-- Opening Marker --

__device__ __forceinline__ void fu_arrive(unsigned long long* b) {
    asm volatile("mbarrier.arrive.shared::cta.b64 _, [%0];" ::"r"(sptr(b)) : "memory");
}
__device__ __forceinline__ void fu_epi_sync() { asm volatile("bar.sync 1, 128;" ::: "memory"); }
__device__ __forceinline__ void fu_wait_relaxed(unsigned long long* bar, uint32_t parity) {
    uint32_t done = 0;
    while (true) {
        asm volatile(
            "{\n\t.reg .pred p;\n\tmbarrier.try_wait.parity.shared::cta.b64 p, [%1], %2;\n\tselp.u32 %0, 1, 0, p;\n\t}"
            : "=r"(done)
            : "r"(sptr(bar)), "r"(parity)
            : "memory");
        if (done) break;
        __nanosleep(256);
    }
}
__device__ __forceinline__ void fu_tmem_ld16(uint32_t taddr, uint32_t (&r)[16]) {
    asm volatile(
        "tcgen05.ld.sync.aligned.32x32b.x16.b32 {%0, %1, %2, %3, %4, %5, %6, %7, %8, %9, %10, %11, %12, %13, %14, %15}, [%16];"
        : "=r"(r[0]), "=r"(r[1]), "=r"(r[2]), "=r"(r[3]), "=r"(r[4]), "=r"(r[5]), "=r"(r[6]), "=r"(r[7]), "=r"(r[8]),
          "=r"(r[9]), "=r"(r[10]), "=r"(r[11]), "=r"(r[12]), "=r"(r[13]), "=r"(r[14]), "=r"(r[15])
        : "r"(taddr));
    asm volatile("tcgen05.wait::ld.sync.aligned;" ::: "memory");
}
__device__ __forceinline__ void fu_tmem_st8(uint32_t taddr, const uint32_t (&r)[8]) {
    asm volatile("tcgen05.st.sync.aligned.32x32b.x8.b32 [%0], {%1, %2, %3, %4, %5, %6, %7, %8};" ::"r"(taddr), "r"(r[0]),
                 "r"(r[1]), "r"(r[2]), "r"(r[3]), "r"(r[4]), "r"(r[5]), "r"(r[6]), "r"(r[7])
                 : "memory");
}
__device__ __forceinline__ void umma_ts(uint32_t d_tmem, uint32_t a_tmem, uint64_t bdesc, uint32_t idesc, bool accumulate) {
    asm volatile(
        "{\n\t.reg .pred p;\n\tsetp.ne.b32 p, %4, 0;\n\t"
        "tcgen05.mma.cta_group::1.kind::f16 [%0], [%1], %2, %3, p;\n\t}" ::"r"(d_tmem),
        "r"(a_tmem), "l"(bdesc), "r"(idesc), "r"((uint32_t)accumulate)
        : "memory");
}
template <int kRegs>
__device__ __forceinline__ void reg_dec() {
    asm volatile("setmaxnreg.dec.sync.aligned.u32 %0;" ::"n"(kRegs));
}
template <int kRegs>
__device__ __forceinline__ void reg_inc() {
    asm volatile("setmaxnreg.inc.sync.aligned.u32 %0;" ::"n"(kRegs));
}
__device__ __forceinline__ unsigned char* operand_at(unsigned char* base, int e, int k) {
    return base + (k >> 3) * kOperandLbo + (e >> 3) * 128 + (e & 7) * 16 + (k & 7) * 2;
}

template <bool kWriteObs>
__global__ void __launch_bounds__(kFuThreads, 1)
fused_scan_encoder_kernel(const float* __restrict__ pos_w, const float* __restrict__ quat_w, int n_envs,
                          const float* __restrict__ ray_local, const __grid_constant__ ScanGridDev g,
                          const __grid_constant__ PlaneCellsDev pc, const __grid_constant__ CUtensorMap tmap,
                          float pattern_radius, float max_d, float base_offset, float* __restrict__ obs, int obs_stride,
                          const unsigned char* __restrict__ packed, __nv_bfloat16* __restrict__ enc) {
    extern __shared__ __align__(128) unsigned char smem_raw[];
    FuSmem& sm = *reinterpret_cast<FuSmem*>(smem_raw);
    const int warp = threadIdx.x >> 5, lane = threadIdx.x & 31;
    const int n_iter = (n_envs - (int)blockIdx.x + (int)gridDim.x - 1) / (int)gridDim.x;
    const int n_batches = (n_iter + kFuBatch - 1) / kFuBatch;
    const bool lines_in_smem = (pc.nx <= kPairMaxLines) && (pc.ny <= kPairMaxLines);
    constexpr int n_rays = kFuRays;

    ProducerEnv cur, nxt;
    if (warp == 0) {
        producer_load(cur, lane, n_iter, pos_w, quat_w);
        if (lane == 0) {
            asm volatile("prefetch.tensormap [%0];" ::"l"(reinterpret_cast<uint64_t>(&tmap)) : "memory");
            for (int s = 0; s < kFuFullBars; ++s) bar_init(&sm.full_bar[s], 2);
            for (int s = 0; s < kFuStages; ++s) bar_init(&sm.empty_bar[s], (uint32_t)kFuChunks);
            asm volatile("fence.mbarrier_init.release.cluster;" ::: "memory");
        }
        __syncwarp();
        producer_window(cur, pc, pattern_radius);
        if (lane < n_iter && lane < kFuStages) {
            bar_arrive_expect_tx(&sm.full_bar[lane], kPairStageBytes);
            tma_load_window_planar(sm.stage[lane].p, &tmap, cur.ic0, cur.jr0, &sm.full_bar[lane]);
        }
        producer_frame(cur);
    } else if (warp == 1) {
        if (lane == 0) {
            for (int i = 0; i < 2; ++i) {
                mb_init(&sm.obs_full[i], kFuBatch * kFuChunks);
                mb_init(&sm.obs_empty[i], 1);
            }
            mb_init(&sm.w1_full, 1);
            mb_init(&sm.w0_ready, 1);
            mb_init(&sm.acc_full, 1);
            mb_init(&sm.act_ready, 1);
            mb_init(&sm.batch_done, 1);
            sm.next_chunk = 0;
            sm.vz0 = __ldg(ray_local + 2);
            asm volatile("fence.mbarrier_init.release.cluster;" ::: "memory");
            mb_expect_tx(&sm.w1_full, kFuW1Bytes);
            bulk_g2s(sm.w1, packed + kFuW1Ofs, kFuW1Bytes, &sm.w1_full);
        }
        __syncwarp();
        asm volatile("tcgen05.alloc.cta_group::1.sync.aligned.shared::cta.b32 [%0], %1;" ::"r"(sptr(&sm.tmem_base)),
                     "r"((uint32_t)kFuTmemCols)
                     : "memory");
        asm volatile("tcgen05.relinquish_alloc_permit.cta_group::1.sync.aligned;" ::: "memory");
    } else if (warp >= 4) {
        constexpr int kFill = 32 * (kFuWarps - 4);
        constexpr int kPatLoads = (2 * kPairMaxRays + kFill - 1) / kFill;
        constexpr int kLineLoads = (kPairMaxLines + kFill - 1) / kFill;
        const int ct = threadIdx.x - 128;
        float* pat_flat = sm.vx;
        float pat[kPatLoads], xl[kLineLoads], xh[kLineLoads], yl[kLineLoads], yh[kLineLoads];
#pragma unroll
        for (int k = 0; k < kPatLoads; ++k) {
            const int i = ct + k * kFill;
            const int comp = i / kPairMaxRays, r = ray_of_slot(i - comp * kPairMaxRays);
            pat[k] = (i < 2 * kPairMaxRays && r < n_rays) ? __ldg(ray_local + 3 * r + comp) : 0.f;
        }
#pragma unroll
        for (int k = 0; k < kLineLoads; ++k) {
            const int i = ct + k * kFill;
            const bool okx = lines_in_smem && i < pc.nx, oky = lines_in_smem && i < pc.ny;
            xl[k] = okx ? __ldg(pc.xs + i) : 0.f;
            xh[k] = okx ? __ldg(pc.xs + i + 1) : 0.f;
            yl[k] = oky ? __ldg(pc.ys + i) : 0.f;
            yh[k] = oky ? __ldg(pc.ys + i + 1) : 0.f;
        }
#pragma unroll
        for (int k = 0; k < kPatLoads; ++k) {
            const int i = ct + k * kFill;
            if (i < 2 * kPairMaxRays) pat_flat[i] = pat[k];
        }
#pragma unroll
        for (int k = 0; k < kLineLoads; ++k) {
            const int i = ct + k * kFill;
            if (lines_in_smem && i < pc.nx) sm.xpair[i] = {xl[k], xh[k]};
            if (lines_in_smem && i < pc.ny) sm.ypair[i] = {yl[k], yh[k]};
        }
        uint4* z = reinterpret_cast<uint4*>(&sm.obs[0][0]);
        for (int i = ct; i < 2 * kFuObsBytes / 16; i += kFill) z[i] = make_uint4(0u, 0u, 0u, 0u);
        for (int i = ct; i < kFuBiasFloats; i += kFill)
            sm.bias[i] = __ldg(reinterpret_cast<const float*>(packed + kFuBiasOfs) + i);
        fence_async_smem();
    }
    tc_fence_before();
    __syncthreads();
    tc_fence_after();
    const uint32_t tmem = sm.tmem_base;

    if (warp < 4) {
        reg_dec<kFuRegsUtil>();
        if (warp == 0) {
            for (int base = 0; base < n_iter; base += 32) {
                if (base > 0) cur = nxt;
                producer_verdict(cur, sm, pc, pattern_radius, lines_in_smem);
                const int n_here = min(32, n_iter - base);
                for (int k = 0; k < n_here; ++k) {
                    if (k == kFuStages && base + 32 < n_iter) {
                        producer_load(nxt, base + 32 + lane, n_iter, pos_w, quat_w);
                        producer_window(nxt, pc, pattern_radius);
                        producer_frame(nxt);
                    }
                    if (lane == k) {
                        const int it = base + k;
                        const int s = it % kFuStages;
                        unsigned long long* full = &sm.full_bar[it % kFuFullBars];
                        PairStage& st = sm.stage[s];
                        if (it >= kFuStages) {
                            bar_wait(&sm.empty_bar[s], ((uint32_t)(it / kFuStages) & 1u) ^ 1u);
                            if (cur.ok) {
                                bar_arrive_expect_tx(full, kPairStageBytes);
                                tma_load_window_planar(st.p, &tmap, cur.ic0, cur.jr0, full);
                            } else {
                                bar_arrive(full);
                            }
                        }
                        st.hdr = {cur.cw, cur.sz, cur.px, cur.py, cur.pz, cur.ic0, cur.jr0, cur.ncols, cur.nrows,
                                  cur.ok ? 1 : 0, 0, 0};
                        bar_arrive(full);
                    }
                    __syncwarp();
                }
            }
        } else if (warp == 2 && lane == 0) {
            const uint32_t idesc = make_idesc(kFuBatch);
            const uint32_t acc = tmem + kFuAccCol;
            fu_wait_relaxed(&sm.w1_full, 0u);
            fu_wait_relaxed(&sm.w0_ready, 0u);
            tc_fence_after();
            for (int b = 0; b < n_batches; ++b) {
                const int buf = b & 1;
                if (b == n_batches - 1) {
                    const int missing = (n_batches * kFuBatch - n_iter) * kFuChunks;
                    for (int i = 0; i < missing; ++i) fu_arrive(&sm.obs_full[buf]);
                }
                if (b > 0) fu_wait_relaxed(&sm.batch_done, (uint32_t)(b - 1) & 1u);
                fu_wait_relaxed(&sm.obs_full[buf], (uint32_t)(b >> 1) & 1u);
                tc_fence_after();
                const uint32_t b0 = sptr(sm.obs[buf]);
                for (int ks = 0; ks < kFuK0 / 16; ++ks)
                    umma_ts(acc, tmem + ks * 8, make_desc(b0 + ks * 2 * kOperandLbo, kOperandLbo), idesc, ks != 0);
                umma_commit(&sm.acc_full);
                fu_wait_relaxed(&sm.act_ready, (uint32_t)b & 1u);
                tc_fence_after();
                const uint32_t a1 = sptr(sm.w1), b1 = sptr(sm.act);
                for (int j = 0; j < 80 / 16; ++j)
                    umma(acc, make_desc(a1 + j * 2 * kFuW1Lbo, kFuW1Lbo), make_desc(b1 + j * 2 * kOperandLbo, kOperandLbo), idesc,
                         j != 0);
                umma_commit(&sm.acc_full);
            }
        }
    } else if (warp < 4 + kFuConsumerWarps) {
        reg_inc<kFuRegsConsumer>();
        while (true) {
            int chunk_id = 0;
            if (lane == 0) chunk_id = atomicAdd(&sm.next_chunk, 1);
            chunk_id = __shfl_sync(0xffffffffu, chunk_id, 0);
            const int it = chunk_id / kFuChunks, c = chunk_id - it * kFuChunks;
            if (it >= n_iter) break;
            const int env = (int)blockIdx.x + it * (int)gridDim.x;
            const int s = it % kFuStages;
            const PairStage& st = sm.stage[s];
            const int batch = it / kFuBatch, slot = it - batch * kFuBatch, buf = batch & 1;
            if (batch >= 2) bar_wait(&sm.obs_empty[buf], (uint32_t)((batch >> 1) - 1) & 1u);
            bar_wait(&sm.full_bar[it % kFuFullBars], (uint32_t)(it / kFuFullBars) & 1u);
            const PairHeader h = st.hdr;
            float* __restrict__ obs_row = obs + (size_t)env * obs_stride;
            float* __restrict__ out_row = obs_row + kOperandHead;
            unsigned char* __restrict__ operand_row = sm.obs[buf] + (slot >> 3) * 128 + (slot & 7) * 16;
            const int r_begin = c * kPairChunk, r_end = min(r_begin + kPairChunk, n_rays);
            if (c == 0 && lane < kOperandHead)
                *reinterpret_cast<__nv_bfloat16*>(operand_row + lane * 2) = __float2bfloat16_rn(obs_row[lane]);
            if (h.mode == 1) {
                const float sz2 = __fmul_rn(h.sz, 2.f);
                const PairCtx cx = make_pair_ctx(h, sm, st, smem_raw, pc.inv_dx, pc.inv_dy, base_offset, max_d, sm.vz0,
                                                 n_envs >> 31);
                constexpr int kSink = kWriteObs ? kSinkOperandAndGlobal : kSinkOperand;
                for (int b0 = r_begin; b0 < r_end; b0 += kPairBatch) {
                    const int r = b0 + lane;
                    float* __restrict__ o = out_row + r;
                    unsigned defer;
                    if (b0 + kPairBatch <= n_rays) {
                        defer = resolve_pair<true, true, false, kSink>(smem_raw, sm, cx, b0 + 2 * lane, r, n_rays, o, nullptr,
                                                                       operand_row);
                        defer |= resolve_pair<true, true, false, kSink>(smem_raw, sm, cx, b0 + 64 + 2 * lane, r + 32, n_rays,
                                                                        o + 32, nullptr, operand_row) << 2;
                    } else {
                        defer = resolve_pair<false, true, false, kSink>(smem_raw, sm, cx, b0 + 2 * lane, r, n_rays, o, nullptr,
                                                                        operand_row);
                        defer |= resolve_pair<false, true, false, kSink>(smem_raw, sm, cx, b0 + 64 + 2 * lane, r + 32, n_rays,
                                                                         o + 32, nullptr, operand_row) << 2;
                    }
                    if (defer != 0u) {
                        for (int u = 0; u < 4; ++u) {
                            if (!((defer >> u) & 1u)) continue;
                            const int rr = r + (u >> 1) * 32 + (u & 1) * 64;
                            const int sl = b0 + (u >> 1) * 64 + 2 * lane + (u & 1);
                            const float vx = sm.vx[sl], vy = sm.vy[sl];
                            const float tx = -__fmul_rn(sz2, vy), ty = __fmul_rn(sz2, vx);
                            const float X = __fadd_rn(__fadd_rn(__fadd_rn(vx, __fmul_rn(h.cw, tx)), -__fmul_rn(h.sz, ty)), h.px);
                            const float Y = __fadd_rn(__fadd_rn(__fadd_rn(vy, __fmul_rn(h.cw, ty)), __fmul_rn(h.sz, tx)), h.py);
                            float hh;
                            pair_resolve_deferred_ray(&sm, &st, g, pc.inv_dx, pc.inv_dy, X, Y, __fadd_rn(sm.vz0, h.pz), h.pz,
                                                      max_d, base_offset, &hh, nullptr);
                            operand_store(operand_row, rr, hh);
                            if (kWriteObs) out_row[rr] = hh;
                        }
                    }
                }
            } else {
                pair_resolve_chunk_from_global(&sm, lane, r_begin, r_end, h, g, pc, max_d, base_offset, out_row, nullptr);
                __syncwarp();
                for (int r = r_begin + lane; r < r_end; r += 32) operand_store(operand_row, r, out_row[r]);
            }
            fence_async_smem();
            __syncwarp();
            if (lane == 0) {
                bar_arrive(&sm.empty_bar[s]);
                fu_arrive(&sm.obs_full[buf]);
            }
        }
    } else {
        reg_dec<kFuRegsEpilogue>();
        const int t = threadIdx.x - 32 * (4 + kFuConsumerWarps);
        const uint32_t t_lane = (uint32_t)((warp & 3) * 32) << 16;
        {
            const uint32_t* __restrict__ w0t = reinterpret_cast<const uint32_t*>(packed) + t;
            static_assert(kFuW0Cols % 8 == 0, "W0 is stored 8 columns at a time");
#pragma unroll 4
            for (int c0 = 0; c0 < kFuW0Cols; c0 += 8) {
                uint32_t r[8];
#pragma unroll
                for (int i = 0; i < 8; ++i) r[i] = __ldg(w0t + (size_t)(c0 + i) * 128);
                fu_tmem_st8(tmem + t_lane + c0, r);
            }
            asm volatile("tcgen05.wait::st.sync.aligned;" ::: "memory");
            tc_fence_before();
            fu_epi_sync();
            if (t == 0) fu_arrive(&sm.w0_ready);
        }
        const float bias0 = t < 80 ? sm.bias[t] : 0.f;
        const float bias1 = t < 60 ? sm.bias[80 + t] : 0.f;
        uint32_t acc_phase = 0;
        const uint32_t acc = tmem + t_lane + kFuAccCol;
        for (int b = 0; b < n_batches; ++b) {
            const int buf = b & 1;
            fu_wait_relaxed(&sm.acc_full, acc_phase);
            acc_phase ^= 1u;
            tc_fence_after();
            if (t >= 60 && t < 64) {
#pragma unroll
                for (int e = 0; e < kFuBatch; ++e)
                    sm.head[e][t - 60] = *reinterpret_cast<const __nv_bfloat16*>(operand_at(sm.obs[buf], e, t - 60));
            }
            {
                uint32_t r[16];
                fu_tmem_ld16(acc, r);
                if (t < 80) {
#pragma unroll
                    for (int e = 0; e < kFuBatch; ++e)
                        *reinterpret_cast<__nv_bfloat16*>(operand_at(sm.act, e, t)) =
                            __float2bfloat16_rn(leaky(__uint_as_float(r[e]) + bias0));
                }
            }
            tc_fence_before();
            fence_async_smem();
            fu_epi_sync();
            if (t == 0) {
                fu_arrive(&sm.obs_empty[buf]);
                fu_arrive(&sm.act_ready);
            }
            fu_wait_relaxed(&sm.acc_full, acc_phase);
            acc_phase ^= 1u;
            tc_fence_after();
            {
                uint32_t r[16];
                fu_tmem_ld16(acc, r);
                if (t < kFuEncCols) {
#pragma unroll
                    for (int e = 0; e < kFuBatch; ++e) {
                        const int it = b * kFuBatch + e;
                        if (it < n_iter) {
                            const size_t env = (size_t)blockIdx.x + (size_t)it * gridDim.x;
                            const __nv_bfloat16 v = t < 60 ? __float2bfloat16_rn(leaky(__uint_as_float(r[e]) + bias1))
                                                           : sm.head[e][t - 60];
                            enc[env * kFuEncCols + t] = v;
                        }
                    }
                }
            }
            tc_fence_before();
            fu_epi_sync();
            if (t == 0) fu_arrive(&sm.batch_done);
        }
    }

    tc_fence_before();
    __syncthreads();
    if (warp == 1) {
        asm volatile("tcgen05.dealloc.cta_group::1.sync.aligned.b32 %0, %1;" ::"r"(tmem), "r"((uint32_t)kFuTmemCols) : "memory");
    }
}

}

-- Closing Marker --

WHAT YOU WILL DO: Every line above with the word "threadIdx" belongs in the answer, copied as written.

SOLUTION FOR THIS TASK:
    const int warp = threadIdx.x >> 5, lane = threadIdx.x & 31;
        const int ct = threadIdx.x - 128;
        const int t = threadIdx.x - 32 * (4 + kFuConsumerWarps);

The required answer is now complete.